> **Instructions for the task**
Using the data below, return every line that holds the word "define".

> **Available data**
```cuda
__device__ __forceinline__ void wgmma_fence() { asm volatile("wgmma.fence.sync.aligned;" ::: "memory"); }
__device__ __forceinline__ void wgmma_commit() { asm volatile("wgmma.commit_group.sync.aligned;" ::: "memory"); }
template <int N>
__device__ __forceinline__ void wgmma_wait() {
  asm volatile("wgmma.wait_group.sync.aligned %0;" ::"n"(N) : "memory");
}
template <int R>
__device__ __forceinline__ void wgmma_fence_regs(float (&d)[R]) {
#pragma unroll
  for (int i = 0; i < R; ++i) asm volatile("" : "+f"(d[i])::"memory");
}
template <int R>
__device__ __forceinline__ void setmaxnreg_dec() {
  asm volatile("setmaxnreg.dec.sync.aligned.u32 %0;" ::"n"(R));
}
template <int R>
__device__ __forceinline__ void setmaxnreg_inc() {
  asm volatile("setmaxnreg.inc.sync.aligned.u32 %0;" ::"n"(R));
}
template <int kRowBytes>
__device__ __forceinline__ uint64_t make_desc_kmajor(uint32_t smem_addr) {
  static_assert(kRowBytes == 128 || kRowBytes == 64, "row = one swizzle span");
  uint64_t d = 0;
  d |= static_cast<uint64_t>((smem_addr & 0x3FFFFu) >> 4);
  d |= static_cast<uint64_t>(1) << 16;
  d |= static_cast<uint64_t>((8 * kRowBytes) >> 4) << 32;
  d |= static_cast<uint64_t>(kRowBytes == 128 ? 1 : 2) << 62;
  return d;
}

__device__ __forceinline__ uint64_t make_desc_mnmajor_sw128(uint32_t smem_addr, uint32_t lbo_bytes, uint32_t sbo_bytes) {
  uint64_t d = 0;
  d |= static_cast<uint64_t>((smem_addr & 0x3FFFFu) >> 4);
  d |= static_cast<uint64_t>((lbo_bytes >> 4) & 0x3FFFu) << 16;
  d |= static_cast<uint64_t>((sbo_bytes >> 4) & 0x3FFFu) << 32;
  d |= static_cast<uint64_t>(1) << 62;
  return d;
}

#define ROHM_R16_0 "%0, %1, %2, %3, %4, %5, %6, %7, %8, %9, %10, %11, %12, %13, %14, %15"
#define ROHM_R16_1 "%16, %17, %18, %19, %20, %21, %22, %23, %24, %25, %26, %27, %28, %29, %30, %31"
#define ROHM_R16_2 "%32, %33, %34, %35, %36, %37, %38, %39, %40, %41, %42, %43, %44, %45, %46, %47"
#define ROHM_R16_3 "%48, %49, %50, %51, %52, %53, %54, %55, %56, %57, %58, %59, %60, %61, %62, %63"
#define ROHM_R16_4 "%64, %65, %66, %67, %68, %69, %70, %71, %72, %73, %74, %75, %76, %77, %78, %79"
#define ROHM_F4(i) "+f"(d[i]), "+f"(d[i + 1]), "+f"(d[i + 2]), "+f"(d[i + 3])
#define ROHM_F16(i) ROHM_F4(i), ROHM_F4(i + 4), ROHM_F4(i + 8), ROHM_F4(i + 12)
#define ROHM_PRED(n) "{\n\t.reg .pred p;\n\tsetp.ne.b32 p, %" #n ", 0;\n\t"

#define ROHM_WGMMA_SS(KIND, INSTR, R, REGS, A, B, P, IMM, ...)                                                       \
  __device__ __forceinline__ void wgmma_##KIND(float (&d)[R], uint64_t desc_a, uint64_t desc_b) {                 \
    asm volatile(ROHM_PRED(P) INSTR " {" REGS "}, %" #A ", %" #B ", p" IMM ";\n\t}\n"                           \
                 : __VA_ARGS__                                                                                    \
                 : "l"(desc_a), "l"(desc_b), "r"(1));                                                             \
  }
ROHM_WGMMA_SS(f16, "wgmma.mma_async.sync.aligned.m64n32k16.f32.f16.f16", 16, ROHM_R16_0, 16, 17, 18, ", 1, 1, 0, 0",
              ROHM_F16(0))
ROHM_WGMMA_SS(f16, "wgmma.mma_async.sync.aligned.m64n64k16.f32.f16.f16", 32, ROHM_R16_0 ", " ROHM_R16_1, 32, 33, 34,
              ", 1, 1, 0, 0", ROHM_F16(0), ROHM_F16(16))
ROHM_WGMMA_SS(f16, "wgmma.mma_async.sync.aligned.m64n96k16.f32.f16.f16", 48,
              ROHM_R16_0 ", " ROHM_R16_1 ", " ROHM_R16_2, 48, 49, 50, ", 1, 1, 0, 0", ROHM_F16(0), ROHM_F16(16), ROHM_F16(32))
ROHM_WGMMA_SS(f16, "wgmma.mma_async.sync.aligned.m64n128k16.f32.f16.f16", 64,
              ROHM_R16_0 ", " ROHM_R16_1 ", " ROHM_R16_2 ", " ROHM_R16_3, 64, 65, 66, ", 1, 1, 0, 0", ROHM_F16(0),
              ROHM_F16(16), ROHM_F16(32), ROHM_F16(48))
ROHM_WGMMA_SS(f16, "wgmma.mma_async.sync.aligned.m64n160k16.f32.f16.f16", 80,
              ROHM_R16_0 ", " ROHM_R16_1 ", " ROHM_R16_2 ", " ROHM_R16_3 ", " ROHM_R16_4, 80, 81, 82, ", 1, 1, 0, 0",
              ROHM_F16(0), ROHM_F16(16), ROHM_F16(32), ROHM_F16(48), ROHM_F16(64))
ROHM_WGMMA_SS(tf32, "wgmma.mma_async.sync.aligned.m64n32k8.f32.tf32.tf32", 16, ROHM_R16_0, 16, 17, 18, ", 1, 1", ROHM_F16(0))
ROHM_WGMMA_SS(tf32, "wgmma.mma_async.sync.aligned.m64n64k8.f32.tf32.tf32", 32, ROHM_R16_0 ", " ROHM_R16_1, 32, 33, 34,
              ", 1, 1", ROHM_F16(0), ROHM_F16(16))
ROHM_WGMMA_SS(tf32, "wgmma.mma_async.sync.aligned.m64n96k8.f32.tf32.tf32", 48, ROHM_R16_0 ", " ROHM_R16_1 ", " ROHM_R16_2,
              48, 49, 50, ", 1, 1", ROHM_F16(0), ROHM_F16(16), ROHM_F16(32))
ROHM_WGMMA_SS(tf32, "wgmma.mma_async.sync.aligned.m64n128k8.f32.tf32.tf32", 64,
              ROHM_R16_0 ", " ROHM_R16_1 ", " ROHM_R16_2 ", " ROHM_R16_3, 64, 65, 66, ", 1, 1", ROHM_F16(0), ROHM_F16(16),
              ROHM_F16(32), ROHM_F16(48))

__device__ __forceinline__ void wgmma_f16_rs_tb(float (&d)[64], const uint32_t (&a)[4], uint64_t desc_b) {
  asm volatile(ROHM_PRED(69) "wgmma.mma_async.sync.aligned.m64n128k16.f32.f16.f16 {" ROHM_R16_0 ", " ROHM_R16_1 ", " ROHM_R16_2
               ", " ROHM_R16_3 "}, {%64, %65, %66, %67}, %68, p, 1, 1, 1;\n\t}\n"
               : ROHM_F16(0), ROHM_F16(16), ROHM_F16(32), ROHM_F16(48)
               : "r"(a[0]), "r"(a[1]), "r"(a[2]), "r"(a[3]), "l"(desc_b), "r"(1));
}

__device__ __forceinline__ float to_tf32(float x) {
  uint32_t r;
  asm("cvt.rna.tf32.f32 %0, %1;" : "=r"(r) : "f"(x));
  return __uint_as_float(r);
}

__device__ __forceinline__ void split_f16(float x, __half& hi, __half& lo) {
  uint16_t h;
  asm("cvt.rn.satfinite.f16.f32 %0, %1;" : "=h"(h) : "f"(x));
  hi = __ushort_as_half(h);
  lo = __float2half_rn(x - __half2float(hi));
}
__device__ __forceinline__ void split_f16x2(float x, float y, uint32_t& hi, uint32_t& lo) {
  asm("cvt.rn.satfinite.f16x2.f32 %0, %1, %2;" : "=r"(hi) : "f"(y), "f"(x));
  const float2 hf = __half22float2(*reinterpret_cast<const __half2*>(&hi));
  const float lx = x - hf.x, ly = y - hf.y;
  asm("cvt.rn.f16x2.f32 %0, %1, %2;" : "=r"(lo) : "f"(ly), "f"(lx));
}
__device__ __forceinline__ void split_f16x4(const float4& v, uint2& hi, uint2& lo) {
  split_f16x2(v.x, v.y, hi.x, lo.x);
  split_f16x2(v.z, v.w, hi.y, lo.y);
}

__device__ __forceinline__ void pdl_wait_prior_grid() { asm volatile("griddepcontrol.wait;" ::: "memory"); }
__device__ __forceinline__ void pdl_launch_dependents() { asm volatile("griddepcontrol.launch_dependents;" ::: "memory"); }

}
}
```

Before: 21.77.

> **Solution for this task**
#define ROHM_R16_0 "%0, %1, %2, %3, %4, %5, %6, %7, %8, %9, %10, %11, %12, %13, %14, %15"
#define ROHM_R16_1 "%16, %17, %18, %19, %20, %21, %22, %23, %24, %25, %26, %27, %28, %29, %30, %31"
#define ROHM_R16_2 "%32, %33, %34, %35, %36, %37, %38, %39, %40, %41, %42, %43, %44, %45, %46, %47"
#define ROHM_R16_3 "%48, %49, %50, %51, %52, %53, %54, %55, %56, %57, %58, %59, %60, %61, %62, %63"
#define ROHM_R16_4 "%64, %65, %66, %67, %68, %69, %70, %71, %72, %73, %74, %75, %76, %77, %78, %79"
#define ROHM_F4(i) "+f"(d[i]), "+f"(d[i + 1]), "+f"(d[i + 2]), "+f"(d[i + 3])
#define ROHM_F16(i) ROHM_F4(i), ROHM_F4(i + 4), ROHM_F4(i + 8), ROHM_F4(i + 12)
#define ROHM_PRED(n) "{\n\t.reg .pred p;\n\tsetp.ne.b32 p, %" #n ", 0;\n\t"
#define ROHM_WGMMA_SS(KIND, INSTR, R, REGS, A, B, P, IMM, ...)                                                       \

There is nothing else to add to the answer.